• **HOW TO COMPLETE THIS TASK**
Of the lines listed below, return exactly those that run from the line containing "wn_resolve_blocking(int requested, int" through the line containing "RES, KTAIL, BLK>;", both included.

##### MATERIAL FOR THIS TASK

@@ -271,7 +306,14 @@
   for (int q = 1; q < WN_GROUP_MAX; ++q) k += (q < g.n && bid >= g.first[q]) ? 1 : 0;
   unsigned b;
   if (!wn_block_of(bid - g.first[k], g.p[k].order, g.p[k].per_xcd, (unsigned)g.p[k].ncb, g.p[k].nblocks, b)) return;
-  wino_conv3x3_body<CBN, LCBN, false, false>(g.p[k], (int)b);
+  switch (g.p[k].blk) {
+    case 1: wino_conv3x3_body<CBN, LCBN, false, false, 1>(g.p[k], (int)b); break;
+#ifdef ST_ABLATION
+    case 2: wino_conv3x3_body<CBN, LCBN, false, false, 2>(g.p[k], (int)b); break;
+    case 3: wino_conv3x3_body<CBN, LCBN, false, false, 3>(g.p[k], (int)b); break;
+#endif
+    default: wino_conv3x3_body<CBN, LCBN, false, false, 0>(g.p[k], (int)b); break;
+  }
 }
 
 
@@ -553,17 +595,57 @@
   return true;
 }
 
-template <int CBN, int LCBN, bool RES, bool KTAIL = false>
-static int wino_launch_instance(const WinoArgs& a, unsigned blocks, hipStream_t stream) {
-  constexpr int lds = wn_lds_floats(CBN) * (int)sizeof(float);
+int wino_blocking_slots(int H, int W, int blocking) {
+  const WnBlocking& b = WN_BLK[blocking];
+  return ceil_div(H, 2 << b.lsy) * ceil_div(W, 2 << b.lsx) * (32 / b.G);
+}
+constexpr unsigned WN_BLK_SHIPPED = 0x3u;
+int wino_pick_blocking(int H, int W, unsigned allowed) {
+  int best = 0;
+  for (int k = 1; k < WN_NBLK; ++k) {
+    if (!((allowed >> k) & 1u)) continue;
+    const int s = wino_blocking_slots(H, W, k), sb = wino_blocking_slots(H, W, best);
+    if (s < sb || (s == sb && WN_BLK[k].G * wn_blk_wpix(k) < WN_BLK[best].G * wn_blk_wpix(best))) best = k;
+  }
+  return best;
+}
+static int wn_resolve_blocking(int requested, int H, int W) {
+  if (requested >= 0) return requested;
+  unsigned allowed = WN_BLK_SHIPPED;
+#ifdef ST_ABLATION
+  if (const char* e = getenv("ST_WINO_BLOCKING")) {
+    const int v = atoi(e);
+    if (v >= 0 && v < WN_NBLK) return v;
+  }
+  if (const char* e = getenv("ST_WINO_BLOCKING_MASK")) allowed = (unsigned)atoi(e);
+#endif
+  return wino_pick_blocking(H, W, allowed);
+}
+static int wn_lds_bytes(int blk, int cbn) {
+  return std::max(4 * 2 * 32 * 32 * cbn, 2 * wn_blk_pieces(blk) * 8 * 32) * (int)sizeof(float);
+}
+
+template <int CBN, int LCBN, bool RES, bool KTAIL, int BLK>
+static int wino_launch_blocked(const WinoArgs& a, hipStream_t stream) {
+  const int lds = wn_lds_bytes(BLK, CBN);
   static int lds_set = 0;
-  auto kern = wino_conv3x3_kernel<CBN, LCBN, RES, KTAIL>;
+  auto kern = wino_conv3x3_kernel<CBN, LCBN, RES, KTAIL, BLK>;
   ST_ENSURE_DYNAMIC_LDS(kern, lds, lds_set);
   hipLaunchKernelGGL(kern, dim3(a.grid), dim3(256), lds, stream, a);
   return ST_OK;
 }
-
-static int wino_fill_args(const StConvDesc& d, bool narrow, WinoArgs& a, long long* blocks_out) {
+template <int CBN, int LCBN, bool RES, bool KTAIL = false>
+static int wino_launch_instance(const WinoArgs& a, unsigned blocks, hipStream_t stream) {
+  switch (a.blk) {
+    case 0: return wino_launch_blocked<CBN, LCBN, RES, KTAIL, 0>(a, stream);
+    case 1: return wino_launch_blocked<CBN, LCBN, RES, KTAIL, 1>(a, stream);
+    case 2: return wino_launch_blocked<CBN, LCBN, RES, KTAIL, 2>(a, stream);
+    case 3: return wino_launch_blocked<CBN, LCBN, RES, KTAIL, 3>(a, stream);
+  }
+  return set_error(ST_ERR_INVALID, "winograd conv: unknown blocking %d", a.blk);
+}
+
+static int wino_fill_args(const StConvDesc& d, bool narrow, int blocking, WinoArgs& a, long long* blocks_out) {
   ST_REQUIRE(wino_conv_applicable(d), "winograd conv: shape not supported (3x3 s1 p1, Cin % 4 == 0, Cout a multiple of 32 "
                                       "or <= 64, transformed weights required)");
   ST_REQUIRE(d.in_dev && d.bias_dev && d.out1_dev, "winograd conv: null pointer");
@@ -585,7 +667,12 @@
   a.res_bytes = d.res_dev ? (unsigned)(M * d.res_ld * 4) : 0u;
   a.wino_bytes = (unsigned)(wino_packed_floats(d.Cout, d.Cin) * 4);
   a.g_last = 4 - (a.nkc * 32 - d.Cin) / 8;
-  const long long blocks = (long long)d.N * a.tbx * a.tby * a.ncb;
+  ST_REQUIRE(blocking >= -1 && blocking < WN_NBLK, "winograd conv: unknown blocking %d (-1 = picked, 0..3 = A..D)", blocking);
+  const int bk = wn_resolve_blocking(blocking, d.Hi, d.Wi);
+  const WnBlocking& B = WN_BLK[bk];
+  a.blk = bk;
+  a.sbx = ceil_div(d.Wi, 2 << B.lsx); a.sby = ceil_div(d.Hi, 2 << B.lsy);
+  const long long blocks = ((long long)d.N * a.sbx * a.sby + B.G - 1) / B.G * a.ncb;
   ST_REQUIRE(blocks + 8 < (1ll << 31), "winograd conv: grid too large");
   a.nblocks = (unsigned)blocks;
   a.order = wn_order();
@@ -594,10 +681,10 @@
   return ST_OK;
 }
 
-int wino_conv_launch(const StConvDesc& d, hipStream_t stream, bool narrow) {
+int wino_conv_launch(const StConvDesc& d, hipStream_t stream, bool narrow, int blocking) {
   WinoArgs a;
   long long blocks = 0;
-  ST_CHECK(wino_fill_args(d, narrow, a, &blocks));
+  ST_CHECK(wino_fill_args(d, narrow, blocking, a, &blocks));
   const int lcbn = wino_cbn(d.Cout);
   const int cbn = narrow ? 1 : lcbn;
   const bool ktail = a.g_last < 4;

##########

• **SOLUTION**
+static int wn_resolve_blocking(int requested, int H, int W) {
+  if (requested >= 0) return requested;
+  unsigned allowed = WN_BLK_SHIPPED;
+#ifdef ST_ABLATION
+  if (const char* e = getenv("ST_WINO_BLOCKING")) {
+    const int v = atoi(e);
+    if (v >= 0 && v < WN_NBLK) return v;
+  }
+  if (const char* e = getenv("ST_WINO_BLOCKING_MASK")) allowed = (unsigned)atoi(e);
+#endif
+  return wino_pick_blocking(H, W, allowed);
+}
+static int wn_lds_bytes(int blk, int cbn) {
+  return std::max(4 * 2 * 32 * 32 * cbn, 2 * wn_blk_pieces(blk) * 8 * 32) * (int)sizeof(float);
+}
+
+template <int CBN, int LCBN, bool RES, bool KTAIL, int BLK>
+static int wino_launch_blocked(const WinoArgs& a, hipStream_t stream) {
+  const int lds = wn_lds_bytes(BLK, CBN);
   static int lds_set = 0;
-  auto kern = wino_conv3x3_kernel<CBN, LCBN, RES, KTAIL>;
+  auto kern = wino_conv3x3_kernel<CBN, LCBN, RES, KTAIL, BLK>;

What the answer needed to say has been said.